Euler's Identity: it's usually written as e to the i pi plus one equals zero. Euler touches all the bases here, but if he was any good, he would have gotten phi in there also. I'd vote for all three on the list if I could.


----------



## Balthazar (Aug 30, 2014)

I voted _e_, but I would vote _i_ were it an option.


----------



## Manxfeeder (Oct 19, 2010)

I chose the last option. I credit this to my overly impatient and overly bad-tempered sophomore-year algebra teacher for turning this promising young mathematician from the glories of numbers. Of course, I also blame my six-grade cafeteria superintendent for making pudding so repulsive that to this day I gag at the thought of it. 
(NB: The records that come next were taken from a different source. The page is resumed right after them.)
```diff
@@ -398,7 +403,14 @@
             partial = _rider_partial(lib, rider, prod, d, x.cp, g.device)
             bn_y = ptr(prod.y) if rider == BN_SUMS else None
             bn_mask = ptr(prod.mask) if (rider == MASKED_DZ or (rider == BN_SUMS and prod.relu)) else None
-            if sub is not None:
+            if rider == BN_SUMS and _stores_dz(lib, prod, d, sub is not None):
+                if sub is not None:
+                    x.grad_sub = None
+                    assert acc == 0
+                _C.check(lib.tok_conv_dgrad_maskstats(d, ptr(dy), ptr(self.pk.dgrad), ptr(tgt), acc, ptr(sub), bn_y, bn_mask,
+                                                      ptr(partial), st), 'tok_conv_dgrad_maskstats')
+                prod.dz_stored = True
+            elif sub is not None:
                 x.grad_sub = None
                 assert acc == 0
                 _C.check(lib.tok_conv_dgrad_subacc(d, ptr(dy), ptr(self.pk.dgrad), ptr(tgt), ptr(sub), bn_y, bn_mask, ptr(partial),
@@ -428,6 +440,19 @@
     return None
 
 
+def _maskstats_entry(lib):
+    return getattr(lib, 'tok_conv_dgrad_maskstats', None)
+
+
+def _stores_dz(lib, prod, d, with_sub: bool) -> bool:
+    if _maskstats_entry(lib) is None:
+        return False
+    sc = prod.shortcut
+    if not (prod.relu and prod.mask is not None and sc is not None and sc.requires_grad):
+        return False
+    return bool(lib.tok_conv_dgrad_maskstats_ok(d, int(with_sub)))
+
+
 def _rider_partial(lib, rider, prod, d, cp: int, dev) -> Optional[torch.Tensor]:
     if rider is None:
         return None
@@ -441,6 +466,21 @@
 
 
 
+def _wgrad2_entry(lib):
+    return getattr(lib, 'tok_conv_wgrad2', None)
+
+
+def _gram_pair_ok(lib, unit, proj) -> bool:
+    if _wgrad2_entry(lib) is None:
+        return False
+    pc, pb = proj.conv, proj.bn
+    if not (pc.weight.requires_grad or proj.x.requires_grad or pb.weight.requires_grad or pb.bias.requires_grad):
+        return False
+    if getattr(proj, 'stream_tag', 0) != getattr(unit, 'stream_tag', 0):
+        return False
+    return bool(lib.tok_conv_wgrad2_ok(unit.desc, proj.desc))
+
+
 FUSE_UNIT3 = os.environ.get('TOK_FUSE_UNIT3', '1') != '0'
 UNIT3_MIN_ROWS = int(os.environ.get('TOK_UNIT3_MIN_ROWS', '100000'))
 
@@ -463,9 +503,10 @@
         self.x = self.out = self.shortcut = self.mask = None
         self.relu = True
         self.masked_partial = None
+        self.gram = None
 
     def release(self):
-        self.x = self.out = self.shortcut = self.mask = self.masked_partial = None
+        self.x = self.out = self.shortcut = self.mask = self.masked_partial = self.gram = None
         self.mean = self.rstd = self.wz = self.zsum = self.pk = None
 
     def backward(self):
@@ -488,11 +529,13 @@
             _C.check(lib.tok_relu_mask_reduce(ptr(g), ptr(self.mask) if self.relu else None, m, kp, ptr(dz), ptr(partial), st),
                      'tok_relu_mask_reduce')
         out.grad = None
+        pair = None
         if sc is not None and sc.requires_grad:
             if donate_grad(sc, dz):
                 scn = sc.node
                 if isinstance(scn, _Unit3Node) and not scn.relu and sc.uses == 1 and scn.masked_partial is None:
                     scn.masked_partial = (partial, rows)
+                    pair = scn
             else:
                 tgt, _ = grad_target(sc)
                 tgt.add_(dz)
@@ -501,7 +544,14 @@
         g_need, b_need = bn.weight.requires_grad, bn.bias.requires_grad
         if not (w_need or x_need or g_need or b_need):
             return
-        G = PG.weight_grad(d, x.data, dz, kp, p)[0]
+        if self.gram is not None:
+            G, self.gram = self.gram, None
+        elif pair is not None and _gram_pair_ok(lib, self, pair):
+            G, pair.gram, gram_ws = PG.weight_grad_pair(d, x.data, pair.desc, pair.x.data, dz)
+            if self.region is not None:
+                self.region.keep_until_join(pair.gram, gram_ws)
+        else:
+            G = PG.weight_grad(d, x.data, dz, kp, p)[0]
         gbuf, bbuf, pacc, finish = PG.pair_sinks(bn.weight if g_need else None, bn.bias if b_need else None)
         dw, wacc = PG.sink(conv.weight) if w_need else (torch.empty((kp, p), dtype=F32, device=dev), 0)
         coef = torch.empty((3, kp), dtype=F32, device=dev)
diff --git a/torchok_amd/engine/paramgrad.py b/torchok_amd/engine/paramgrad.py
--- a/torchok_amd/engine/paramgrad.py
+++ b/torchok_amd/engine/paramgrad.py
@@ -89,6 +89,17 @@
     return dst, ws
 
 
+def weight_grad_pair(d1: _C.ConvDesc, x1: torch.Tensor, d2: _C.ConvDesc, x2: torch.Tensor, dy: torch.Tensor):
+    lib = _C.lib()
+    ws_bytes = lib.tok_conv_wgrad2_ws_bytes(d1, d2)
+    ws = torch.empty(max(ws_bytes // 4, 1), dtype=F32, device=dy.device)
+    g1 = torch.empty((d1.k, d1.c), dtype=F32, device=dy.device)
+    g2 = torch.empty((d2.k, d2.c), dtype=F32, device=dy.device)
+    _C.check(lib.tok_conv_wgrad2(d1, ptr(x1), d2, ptr(x2), ptr(dy), ptr(g1), 0, ptr(g2), 0, ptr(ws), ws_bytes, stream_ptr()),
+             'tok_conv_wgrad2')
+    return g1, g2, ws
+
+
 def colsum(dy: torch.Tensor, m: int, n_pad: int, dst: torch.Tensor, accumulate: int, two_pass: bool, n_real: int = 0):
     lib, st = _C.lib(), stream_ptr()
     if not two_pass:
```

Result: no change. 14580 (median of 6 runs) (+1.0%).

School should come with a warning label.


----------



## Guest (Apr 14, 2016)

I voted for the most Scrabble points.


----------



## Taggart (Feb 14, 2013)

e may be everywhere, and I voted for it, but the fibonacci sequence also crops up in a large number of places and from the extension of Binet's theorem:










implies phi.

Why no option for "all numbers are interesting and deserve a long and happy lifetime"?


----------



## SixFootScowl (Oct 17, 2011)

I recall reading a book about math where some mathematician had noted, "Numbers are your friends." This is very true. I love math, not very good at it, but fascinating topic, and underlies everything in all creation. God's hand for sure.


----------



## Strange Magic (Sep 14, 2015)

I like the Prime Number Theorem as evidence that e is a number of quite some potency. It states that the number of primes less than x is approximately given by x/log x, where log x is the natural log, or ln x. Actually, the number of primes less than x falls between x/ln x and x/(ln x-1). Cicadas know all about prime numbers.


----------



## Poppy Popsicle (Jul 24, 2015)

I voted "I wish a slow, painful and lingering death to all numbers" (option 4, above) but on reflection I should have voted for Euler's "e" as I now realise he had a concept of _gradus suavitatis_ ('degree of [musical] pleasure') thus:

The formula is G(p/q)=1+Σei(pi−1)
where p,q are relatively prime, the pi are the prime factors of pq and ei is the multiplicity of pi

Here's the link for more detail. Don't ask me for any explanation: http://mathoverflow.net/questions/136572/number-theory-underlying-eulers-theory-of-music


----------



## omega (Mar 13, 2014)

Balthazar said:


> I voted _e_, but I would vote _i_ were it an option.







​
123456789012345


----------



## musicrom (Dec 29, 2013)

Taggart said:


> e may be everywhere, and I voted for it, but the fibonacci sequence also crops up in a large number of places and from the extension of Binet's theorem:
> 
> 
> 
> ...


Indeed. All numbers are interesting.

Even the number 1729:

G.H. Hardy on the ridiculously-good-with-numbers Ramanujan and the taxicab number:



> I remember once going to see him when he was ill at Putney. I had ridden in taxi cab number 1729 and remarked that the number seemed to me rather a dull one, and that I hoped it was not an unfavorable omen. "No," he replied, "it is a very interesting number; it is the smallest number expressible as the sum of two cubes in two different ways."


----------



## SeptimalTritone (Jul 7, 2014)

mmsbls said:


> One of the most amazing equalities I've ever encountered involves the numbers e, pi, and i (square root of -1, an imaginary number).
> 
> e exp(i*pi) = -1
> 
> ...


Yeah, it's a great formula.

It arises from the fact that exponentiation is repeated multiplication, and that repeated complex multiplication is like a rotation in the 2D plane. If repeated real multiplication makes a number "grow", repeated complex multiplication makes a number "rotate in a circle", and when you have arcs of circles, you have pi. Hence, exp(i a) = lim(n->infinity) (1+a*i/n)^n = cos(a) + i sin(a)


----------



## Belowpar (Jan 14, 2015)

Taggart said:


> e may be everywhere, and I voted for it, but the fibonacci sequence also crops up in a large number of places and from the extension of Binet's theorem:
> 
> 
> 
> ...


There will be two RHS Chelsea gardens this year based around the occurrence of the fibonacci sequence in nature.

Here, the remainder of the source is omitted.